static int w6_mode(int n, int h, int w, int cin, int cout) {
  const char* e = getenv("PTI_WGRAD_V6");
  const int v = e ? atoi(e) : 3;
  if (v >= 1 && cout % 128 == 0 && cin % 64 == 0) return 2;
  if (v >= 2 && cout % 64 == 0 && cin % 64 == 0 && (v == 2 || (long long)h * w <= 128 * 128)) return 3;
  return 0;
}
static void w4_fill_job(W4Job& a, const void* x, const void* dy, int n, int h, int w, int cin, int cout, int v6 = 0) {
  a.x = (const bf16*)x; a.dy = (const bf16*)dy; a.slab = nullptr;
  a.N = n; a.H = h; a.W = w; a.Cin = cin; a.Cout = cout;
  a.tiles_x = cdiv(w, TW); a.tiles_y = cdiv(h, v6 == 2 ? W6A::TH_ : TH); a.ntiles = n * a.tiles_x * a.tiles_y;
  a.slab_stride = (long long)9 * cout * cin + cout;
  a.S = 1;
  static const int cob2_env = getenv("PTI_WGRAD_V4_COB2") ? atoi(getenv("PTI_WGRAD_V4_COB2")) : 1;
  a.cob2 = v6 ? v6 : ((cob2_env && cout % 64 == 0) ? 1 : 0);
}
static bool w4_eligible(int n, int h, int w, int cin, int cout) {
  return n > 0 && h > 0 && w > 0 && cin > 0 && cout > 0 && cin % 32 == 0 && cout % 32 == 0 &&
         (long long)n * h * w * cin * 2 < (1ll << 31) && (long long)n * h * w * cout * 2 < (1ll << 31);
}
static int wgrad_diag_env() {
  const char* v = getenv("PTI_WGRAD_V4_DIAG");
  const char* ok = getenv("PTI_ALLOW_WRONG_RESULTS");
  if (!v || atoi(v) == 0) return 0;
  if (!ok || atoi(ok) != 1) {
    fprintf(stderr, "[pti] PTI_WGRAD_V4_DIAG ignored: it needs PTI_ALLOW_WRONG_RESULTS=1 (results are garbage)\n");
    return 0;
  }
  fprintf(stderr, "[pti] WRONG-RESULT DIAGNOSTIC ACTIVE: PTI_WGRAD_V4_DIAG=%s\n", v);
  return atoi(v);
}
static long long w4_plan(W4Batch& b, float* workspace, long long workspace_floats) {
  static const int wgs_env = getenv("PTI_WGRAD_V4_WGS") ? atoi(getenv("PTI_WGRAD_V4_WGS")) : 2048;
  static const int diag_env = wgrad_diag_env();
  b.diag = diag_env;
  auto tiles32 = [](const W4Job& a) {
    return a.cob2 == 2 ? (a.Cin / 64) * (a.Cout / 128) : a.cob2 == 3 ? (a.Cin / 64) * (a.Cout / 64)
                                                                     : (a.Cin / 32) * (a.Cout / (a.cob2 ? 64 : 32));
  };
  const bool m6 = b.njobs > 0 && b.job[0].cob2 >= 2;
  const char* w6e = getenv("PTI_WGRAD_V6_WGS");
  const int wgs6 = w6e && atoi(w6e) > 0 ? atoi(w6e) : 512;
  double work = 0;
  for (int j = 0; j < b.njobs; ++j) work += (double)tiles32(b.job[j]) * (b.job[j].cob2 == 1 ? 2 : 1) * b.job[j].ntiles;
  double per_wg = work / wgs_env > 2.0 ? work / wgs_env : 2.0;
  if (m6) per_wg = work / wgs6 > 4.0 ? work / wgs6 : 4.0;
  for (int attempt = 0;; ++attempt) {
    long long used = 0;
    int rb = 0, groups = 0;
    bool fits = true;
    for (int j = 0; j < b.njobs; ++j) {
      W4Job& a = b.job[j];
      int S = (int)((double)a.ntiles * (a.cob2 == 1 ? 2 : 1) / per_wg + 0.5);
      if (S > a.ntiles / (a.cob2 ? 1 : 2)) S = a.ntiles / (a.cob2 ? 1 : 2);
      if (S > 255) S = 255;
      if (S < 1) S = 1;
      if (used + (long long)S * a.slab_stride > workspace_floats) fits = false;
      a.S = S;
      a.slab = workspace + used;
      used += (long long)S * a.slab_stride;
      groups += S;
      b.first_rblk[j] = rb;
      rb += (int)((a.slab_stride / 4 + 15) / 16);
    }
    b.first_rblk[b.njobs] = rb;
    if (fits && groups <= 8 * W4_MAXGRP) {
      int len[8] = {0, 0, 0, 0, 0, 0, 0, 0};
      for (int x = 0; x < 8; ++x) { b.ngrp[x] = 0; b.grp_start[x][0] = 0; }
      int order[PTI_WGRAD_BATCH_MAX];
      for (int j = 0; j < b.njobs; ++j) order[j] = j;
      for (int i = 0; i < b.njobs; ++i)
        for (int j = i + 1; j < b.njobs; ++j)
          if (tiles32(b.job[order[j]]) > tiles32(b.job[order[i]])) { const int t = order[i]; order[i] = order[j]; order[j] = t; }
      bool ok = true;
      for (int i = 0; i < b.njobs && ok; ++i) {
        const int j = order[i];
        for (int sp = 0; sp < b.job[j].S; ++sp) {
          int best = 0;
          for (int x = 1; x < 8; ++x)
            if (len[x] < len[best]) best = x;
          if (b.ngrp[best] >= W4_MAXGRP || len[best] + tiles32(b.job[j]) > 65535) { ok = false; break; }
          b.grp[best][b.ngrp[best]] = (unsigned short)((unsigned)j | ((unsigned)sp << 4));
          len[best] += tiles32(b.job[j]);
          b.grp_start[best][++b.ngrp[best]] = (unsigned short)len[best];
        }
      }
      if (ok) {
        int mx = 0;
        for (int x = 0; x < 8; ++x) mx = len[x] > mx ? len[x] : mx;
        b.nwg = 8 * mx;
        return used;
      }
    }
    if (attempt > 40) return -1;
    per_wg *= 1.25;
  }
}

extern "C" int64_t pti_conv_wgrad_workspace_bytes(int cout, int cin, int ksize, int splits) {
  return (int64_t)splits * ((int64_t)ksize * ksize * cout * cin + cout) * 4;
}

static int wgrad_check(const void* x, const void* dy, const int64_t* in_stats, const float* gamma, const float* beta,
                       const void* workspace, const pti_conv_desc* d) {
  if (!x || !dy || !workspace || !d) PTI_FAIL(PTI_EINVAL, "conv_wgrad_mfma: null pointer");
  if (d->cin % 32 || d->cout % 32) PTI_FAIL(PTI_EUNSUPPORTED, "conv_wgrad_mfma: cin=%d cout=%d", d->cin, d->cout);
  if (d->ksize != 1 && d->ksize != 3) PTI_FAIL(PTI_EUNSUPPORTED, "conv_wgrad_mfma: ksize");
  if (d->mode == PTI_CONV_ZINS || (d->ksize == 1 && d->mode != PTI_CONV_S1)) PTI_FAIL(PTI_EUNSUPPORTED, "conv_wgrad_mfma: mode %d", d->mode);
  if (d->prologue != PTI_PRO_NONE && (!in_stats || !gamma || !beta || d->groups <= 0 || d->cin % d->groups))
    PTI_FAIL(PTI_EINVAL, "conv_wgrad_mfma: prologue args");
  return PTI_OK;
}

• _WHAT THE EXERCISE ASKS_
Write each line above out exactly.

• _OUTPUT_
static int w6_mode(int n, int h, int w, int cin, int cout) {
  const char* e = getenv("PTI_WGRAD_V6");
  const int v = e ? atoi(e) : 3;
  if (v >= 1 && cout % 128 == 0 && cin % 64 == 0) return 2;
  if (v >= 2 && cout % 64 == 0 && cin % 64 == 0 && (v == 2 || (long long)h * w <= 128 * 128)) return 3;
  return 0;
}
static void w4_fill_job(W4Job& a, const void* x, const void* dy, int n, int h, int w, int cin, int cout, int v6 = 0) {
  a.x = (const bf16*)x; a.dy = (const bf16*)dy; a.slab = nullptr;
  a.N = n; a.H = h; a.W = w; a.Cin = cin; a.Cout = cout;
  a.tiles_x = cdiv(w, TW); a.tiles_y = cdiv(h, v6 == 2 ? W6A::TH_ : TH); a.ntiles = n * a.tiles_x * a.tiles_y;
  a.slab_stride = (long long)9 * cout * cin + cout;
  a.S = 1;
  static const int cob2_env = getenv("PTI_WGRAD_V4_COB2") ? atoi(getenv("PTI_WGRAD_V4_COB2")) : 1;
  a.cob2 = v6 ? v6 : ((cob2_env && cout % 64 == 0) ? 1 : 0);
}
static bool w4_eligible(int n, int h, int w, int cin, int cout) {
  return n > 0 && h > 0 && w > 0 && cin > 0 && cout > 0 && cin % 32 == 0 && cout % 32 == 0 &&
         (long long)n * h * w * cin * 2 < (1ll << 31) && (long long)n * h * w * cout * 2 < (1ll << 31);
}
static int wgrad_diag_env() {
  const char* v = getenv("PTI_WGRAD_V4_DIAG");
  const char* ok = getenv("PTI_ALLOW_WRONG_RESULTS");
  if (!v || atoi(v) == 0) return 0;
  if (!ok || atoi(ok) != 1) {
    fprintf(stderr, "[pti] PTI_WGRAD_V4_DIAG ignored: it needs PTI_ALLOW_WRONG_RESULTS=1 (results are garbage)\n");
    return 0;
  }
  fprintf(stderr, "[pti] WRONG-RESULT DIAGNOSTIC ACTIVE: PTI_WGRAD_V4_DIAG=%s\n", v);
  return atoi(v);
}
static long long w4_plan(W4Batch& b, float* workspace, long long workspace_floats) {
  static const int wgs_env = getenv("PTI_WGRAD_V4_WGS") ? atoi(getenv("PTI_WGRAD_V4_WGS")) : 2048;
  static const int diag_env = wgrad_diag_env();
  b.diag = diag_env;
  auto tiles32 = [](const W4Job& a) {
    return a.cob2 == 2 ? (a.Cin / 64) * (a.Cout / 128) : a.cob2 == 3 ? (a.Cin / 64) * (a.Cout / 64)
                                                                     : (a.Cin / 32) * (a.Cout / (a.cob2 ? 64 : 32));
  };
  const bool m6 = b.njobs > 0 && b.job[0].cob2 >= 2;
  const char* w6e = getenv("PTI_WGRAD_V6_WGS");
  const int wgs6 = w6e && atoi(w6e) > 0 ? atoi(w6e) : 512;
  double work = 0;
  for (int j = 0; j < b.njobs; ++j) work += (double)tiles32(b.job[j]) * (b.job[j].cob2 == 1 ? 2 : 1) * b.job[j].ntiles;
  double per_wg = work / wgs_env > 2.0 ? work / wgs_env : 2.0;
  if (m6) per_wg = work / wgs6 > 4.0 ? work / wgs6 : 4.0;
  for (int attempt = 0;; ++attempt) {
    long long used = 0;
    int rb = 0, groups = 0;
    bool fits = true;
    for (int j = 0; j < b.njobs; ++j) {
      W4Job& a = b.job[j];
      int S = (int)((double)a.ntiles * (a.cob2 == 1 ? 2 : 1) / per_wg + 0.5);
      if (S > a.ntiles / (a.cob2 ? 1 : 2)) S = a.ntiles / (a.cob2 ? 1 : 2);
      if (S > 255) S = 255;
      if (S < 1) S = 1;
      if (used + (long long)S * a.slab_stride > workspace_floats) fits = false;
      a.S = S;
      a.slab = workspace + used;
      used += (long long)S * a.slab_stride;
      groups += S;
      b.first_rblk[j] = rb;
      rb += (int)((a.slab_stride / 4 + 15) / 16);
    }
    b.first_rblk[b.njobs] = rb;
    if (fits && groups <= 8 * W4_MAXGRP) {
      int len[8] = {0, 0, 0, 0, 0, 0, 0, 0};
      for (int x = 0; x < 8; ++x) { b.ngrp[x] = 0; b.grp_start[x][0] = 0; }
      int order[PTI_WGRAD_BATCH_MAX];
      for (int j = 0; j < b.njobs; ++j) order[j] = j;
      for (int i = 0; i < b.njobs; ++i)
        for (int j = i + 1; j < b.njobs; ++j)
          if (tiles32(b.job[order[j]]) > tiles32(b.job[order[i]])) { const int t = order[i]; order[i] = order[j]; order[j] = t; }
      bool ok = true;
      for (int i = 0; i < b.njobs && ok; ++i) {
        const int j = order[i];
        for (int sp = 0; sp < b.job[j].S; ++sp) {
          int best = 0;
          for (int x = 1; x < 8; ++x)
            if (len[x] < len[best]) best = x;
          if (b.ngrp[best] >= W4_MAXGRP || len[best] + tiles32(b.job[j]) > 65535) { ok = false; break; }
          b.grp[best][b.ngrp[best]] = (unsigned short)((unsigned)j | ((unsigned)sp << 4));
          len[best] += tiles32(b.job[j]);
          b.grp_start[best][++b.ngrp[best]] = (unsigned short)len[best];
        }
      }
      if (ok) {
        int mx = 0;
        for (int x = 0; x < 8; ++x) mx = len[x] > mx ? len[x] : mx;
        b.nwg = 8 * mx;
        return used;
      }
    }
    if (attempt > 40) return -1;
    per_wg *= 1.25;
  }
}

extern "C" int64_t pti_conv_wgrad_workspace_bytes(int cout, int cin, int ksize, int splits) {
  return (int64_t)splits * ((int64_t)ksize * ksize * cout * cin + cout) * 4;
}

static int wgrad_check(const void* x, const void* dy, const int64_t* in_stats, const float* gamma, const float* beta,
                       const void* workspace, const pti_conv_desc* d) {
  if (!x || !dy || !workspace || !d) PTI_FAIL(PTI_EINVAL, "conv_wgrad_mfma: null pointer");
  if (d->cin % 32 || d->cout % 32) PTI_FAIL(PTI_EUNSUPPORTED, "conv_wgrad_mfma: cin=%d cout=%d", d->cin, d->cout);
  if (d->ksize != 1 && d->ksize != 3) PTI_FAIL(PTI_EUNSUPPORTED, "conv_wgrad_mfma: ksize");
  if (d->mode == PTI_CONV_ZINS || (d->ksize == 1 && d->mode != PTI_CONV_S1)) PTI_FAIL(PTI_EUNSUPPORTED, "conv_wgrad_mfma: mode %d", d->mode);
  if (d->prologue != PTI_PRO_NONE && (!in_stats || !gamma || !beta || d->groups <= 0 || d->cin % d->groups))
    PTI_FAIL(PTI_EINVAL, "conv_wgrad_mfma: prologue args");
  return PTI_OK;
}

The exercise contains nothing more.